В первый же день свидание состоялось с двух до четырех часов. Мама приехала накануне и устроилась на житье в поселке. Она выглядела очень похудевшей, и ее прекрасные густые волосы сильно поседели, но лицо было спокойным, добрым, только очень напряженный взгляд выдавал ее состояние. Меня привели в отведенное нам помещение из внутренней двери, через минуту мама вошла из внешней двери. Посредине комнаты стоял длинный тонконогий непокрытый стол. Нас посадили по концам стола примерно на расстоянии двух метров, тюремщик сел посредине и объявил: «Свидание начинается.
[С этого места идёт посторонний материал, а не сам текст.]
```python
def grn_bwd_stats(colsq: Tensor, P: Tensor, gamma: Tensor, dgamma: Tensor, eps: float = 1e-6, Sb: Tensor | None = None,
                  dbeta: Tensor | None = None) -> Tensor:
    t = torch.empty_like(colsq)
    rowst = torch.empty_like(colsq)
    if _BATCH is not None:
        nb, N = colsq.shape
        check(lib().vsx_grn_bwd_stats(ptr(colsq), ptr(P), None, ptr(gamma), ptr(t), None, None, ptr(rowst), nb, N, eps, stream()),
              "grn_bwd_stats")
        _queue(L.WTASK_REDUCE_ROWS, 0, (nb, N), rowst, dgamma, None, None)
        if Sb is not None:
            _queue(L.WTASK_REDUCE_ROWS, 0, (nb, N), Sb, dbeta, None, None)
        return t
    check(lib().vsx_grn_bwd_stats(ptr(colsq), ptr(P), ptr(Sb), ptr(gamma), ptr(t), ptr(dgamma), ptr(dbeta), ptr(rowst), colsq.shape[0],
                                  colsq.shape[1], eps, stream()), "grn_bwd_stats")
    return t


def grn_gelu_bwd(dz: Tensor, h: Tensor, s: Tensor, t: Tensor, colsum: Tensor, M: int, N: int, hw: int) -> None:
    rows = 2048
    ws = _workspace(dz.device, rows * N)
    check(lib().vsx_grn_gelu_bwd(ptr(dz), ptr(h), ptr(s), ptr(t), ptr(colsum), ptr(ws), rows, M, N, hw,
                                 dtype_code(dz.dtype), stream()), "grn_gelu_bwd")


def dwconv7_fwd(x: Tensor, w: Tensor, bias: Tensor | None, B: int, H: int, W: int, Cc: int) -> Tensor:
    y = torch.empty_like(x)
    check(lib().vsx_dwconv7_fwd(ptr(x), ptr(w), ptr(bias), None, ptr(y), B, H, W, Cc, dtype_code(x.dtype), stream()),
          "dwconv7_fwd")
    return y


def dwconv7_bwd_data(dy: Tensor, w: Tensor, add: Tensor | None, B: int, H: int, W: int, Cc: int) -> Tensor:
    dx = torch.empty_like(dy)
    check(lib().vsx_dwconv7_bwd_data(ptr(dy), ptr(w), ptr(add), ptr(dx), B, H, W, Cc, dtype_code(dy.dtype), stream()),
          "dwconv7_bwd_data")
    return dx


def dwconv7_bwd_weight(dy: Tensor, x: Tensor, dw: Tensor, db: Tensor | None, B: int, H: int, W: int, Cc: int) -> None:
    rows = 256
    ws = _workspace(dy.device, rows * 50 * Cc)
    check(lib().vsx_dwconv7_bwd_weight(ptr(dy), ptr(x), ptr(dw), ptr(db), ptr(ws), rows, B, H, W, Cc, dtype_code(dy.dtype),
# ... 1184 lines not shown
```

Measured before the change: 5637 patches/s.

## Allow sub-sample step splits in GRN-stats weight-gradient GEMM and prefer it when grid fills

The GRN-statistics weight-gradient kernel can now split work at step granularity instead of whole-sample units when there are too few samples per split, with partial samples accumulating their P contributions through the existing atomics. The planner accepts a negative rounds flag that sets the split count directly, above the sample count. The MLP planner selects the fused stats backward (bwd=2) for C<=192 when the resulting grid has at least 384 blocks. The P dot product also accumulates in a 4-wide vector FMA. This trades more atomic traffic for better GPU occupancy on narrow stages.

```diff
diff --git a/viscy_amd/csrc/gemm.hip b/viscy_amd/csrc/gemm.hip
--- a/viscy_amd/csrc/gemm.hip
+++ b/viscy_amd/csrc/gemm.hip
@@ -1198,10 +1198,11 @@
 
   const bool contig = (p.pro & 1024) != 0;
   const int sps = PRO == 2 ? p.hw / BMS : 1;
-  const int units = total_steps / sps;
+  const int unit = total_steps / sps >= 8 * nsplit ? sps : 1;
+  const int units = total_steps / unit;
   const int sq = units / nsplit, sr = units % nsplit;
-  const int sbase = (by * sq + (by < sr ? by : sr)) * sps;
-  const int nsteps = contig ? (sq + (by < sr ? 1 : 0)) * sps : (total_steps - by + nsplit - 1) / nsplit;
+  const int sbase = (by * sq + (by < sr ? by : sr)) * unit;
+  const int nsteps = contig ? (sq + (by < sr ? 1 : 0)) * unit : (total_steps - by + nsplit - 1) / nsplit;
   auto step_of = [&](int st) { return contig ? sbase + st : st * nsplit + by; };
   auto mma_step = [&](const char* Xs, const char* Ys) {
 #pragma unroll
@@ -1250,15 +1251,15 @@
         float pj[FK_];
 #pragma unroll
         for (int j = 0; j < FK_; ++j) {
-          float a = 0.f;
+          mf_f32x4 a4 = {0.f, 0.f, 0.f, 0.f};
 #pragma unroll
           for (int i = 0; i < FN_; ++i) {
             const uint2 w = w2img[(i * FK_ + j) * 256 + tid];
-            a = fmaf(acc[i][j][0], __uint_as_float(w.x << 16), a);
-            a = fmaf(acc[i][j][1], __uint_as_float(w.x & 0xFFFF0000u), a);
-            a = fmaf(acc[i][j][2], __uint_as_float(w.y << 16), a);
-            a = fmaf(acc[i][j][3], __uint_as_float(w.y & 0xFFFF0000u), a);
+            const mf_f32x4 wf = {__uint_as_float(w.x << 16), __uint_as_float(w.x & 0xFFFF0000u), __uint_as_float(w.y << 16),
+                                 __uint_as_float(w.y & 0xFFFF0000u)};
+            a4 = __builtin_elementwise_fma(acc[i][j], wf, a4);
           }
+          float a = (a4[0] + a4[1]) + (a4[2] + a4[3]);
           a += __shfl_xor(a, 16, 64);
           a += __shfl_xor(a, 32, 64);
           pj[j] = a;
@@ -1302,11 +1303,11 @@
       __syncthreads();
       if (st + 1 < nsteps) load_tiles(step_of(st + 1), xreg, yreg);
       if constexpr (PRO == 2) {
-        if ((sbase + st) % sps == 0) sample_begin(sbase + st);
+        if (st == 0 || (sbase + st) % sps == 0) sample_begin(sbase + st);
       }
       mma_step(smem, smem + TILE_X);
       if constexpr (PRO == 2) {
-        if ((sbase + st + 1) % sps == 0) sample_end(sbase + st);
+        if (st + 1 == nsteps || (sbase + st + 1) % sps == 0) sample_end(sbase + st);
       }
       __syncthreads();
     }
@@ -1447,8 +1448,11 @@
                   p->K >= 128 && p->N % 8 == 0 && p->K % 8 == 0 && p->ldx >= p->K && 64 * ld_bytes < (1ull << 31),
               "vsx_gemm_tn: the weight gradient with GRN statistics (aux = W2, red0 = P) needs plain bf16 row operands, hw %% 64 == 0, N >= 96, K >= 128");
     const int nb = p->M / p->hw;
-    int sp = 1;
-    if (g_vsx_tn_p2_rounds > 0) {
+    int sp = 1, max_sp = nb;
+    if (g_vsx_tn_p2_rounds < 0) {
+      sp = -g_vsx_tn_p2_rounds;
+      max_sp = p->M / 64 < 65535 ? p->M / 64 : 65535;
+    } else if (g_vsx_tn_p2_rounds > 0) {
       sp = (g_vsx_tn_p2_rounds * 512) / tiles;
     } else {
       const int wantp = vsx_cdiv(g_vsx_tn_want * 2, tiles);
@@ -1457,7 +1461,7 @@
     }
     pl.pro_kind = 2; pl.step = 64; pl.nbuf = 1;
     pl.pro_bits = 1024 | stream_bits;
-    pl.grid[1] = sp < 1 ? 1 : (sp > nb ? nb : sp);
+    pl.grid[1] = sp < 1 ? 1 : (sp > max_sp ? max_sp : sp);
     return 0;
   }
   const bool patch_ok = (g_vsx_nt_fast & 2) && p->a_mode == VSX_A_PATCH2 && p->pro == VSX_PRO_NONE && p->gw > 0 && (32 % p->gw == 0 || p->gw % 64 == 0) &&
diff --git a/viscy_amd/engine_unext2.py b/viscy_amd/engine_unext2.py
--- a/viscy_amd/engine_unext2.py
+++ b/viscy_amd/engine_unext2.py
@@ -23,6 +23,7 @@
 
 
 FWD_UNFUSED, FWD_PAIR, FWD_FC1 = 0, 1, 2
+TN_STATS_MAX_C = 192
 
 
 class _MlpPlan(NamedTuple):
@@ -36,7 +37,7 @@
 
 
 def _plan_mlp(flag: int, supported, C: int, hw: int, M: int, B: int, dt: torch.dtype, training: bool, ln_bwd_ok: bool,
-              tn_stats_ok: bool) -> _MlpPlan:
+              tn_stats_ok: bool, tn_stats_fills: bool = False) -> _MlpPlan:
     if dt != torch.bfloat16:
         flag = 0
     if not training:
@@ -45,7 +46,9 @@
     fc1 = bool(flag & 2) and supported(2)
     bwd = 0
     if flag & 8 and supported(4):
-        if B * C * 4 * C * 4 <= (512 << 20) and C >= 96 and hw % 64 == 0:
+        if tn_stats_ok and tn_stats_fills and C <= TN_STATS_MAX_C:
+            bwd = 2
+        elif B * C * 4 * C * 4 <= (512 << 20) and C >= 96 and hw % 64 == 0:
             bwd = 1
         elif supported(3):
             bwd = 2
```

Во время свидания запрещается передавать друг другу вещи, записки. Запрещается говорить на иностранных языках. Запрещается говорить о недозволенном. В случае недозволенных разговоров надзиратель имеет право прервать разговор. При нарушении правил свидание будет прекращено».
Мама привезла огромный шоколадный торт собственного изготовления. Самый любимый из всех тортов. И спросила, как можно его передать. Тюремщик задумался.
– После свидания его расковыряем. Если недозволенного в торте нет – отдадим ему, – наконец сказал он.
– Что же может быть в торте? – удивилась мама.
– Нож может быть, спирт, патроны, – стал перечислять страж, загибая грязные пальцы.
– Можно я его сама здесь при вас разрежу?
– Не положено, – мрачно ответил стрелок.
– Тогда я на минуту выйду к начальнику, – сухо сказала мама. И через несколько минут вернулась с начальником.
– Вот, – указала мама на торт.
Начальник вынул нож и передал его маме. Мама достала из сумочки чистый платок, обтерла нож и разрезала торт на четыре части.
– Порядок, – важно сказал начальник и передвинул торт на мою сторону.
Я начал рассказывать о здоровье, о климате, о получении посылок. Тюремщик, потерпевший поражение в борьбе за право «ковырять» торт, ослабел и не прерывал нас. Разговор все же был какой-то неживой. Мама тоже сухо и осторожно рассказывала о посещении Андрея Ягуаровича (так за глаза звали Вышинского). Вдруг тюремщик сказал, что осталось пять минут. У мамы задрожали губы, но она справилась с болью, и мы простились.
27
И человек не испытает богов и никогда не должен заглянуть на то, что милостивыми покрыто ночью и мраком (нем.)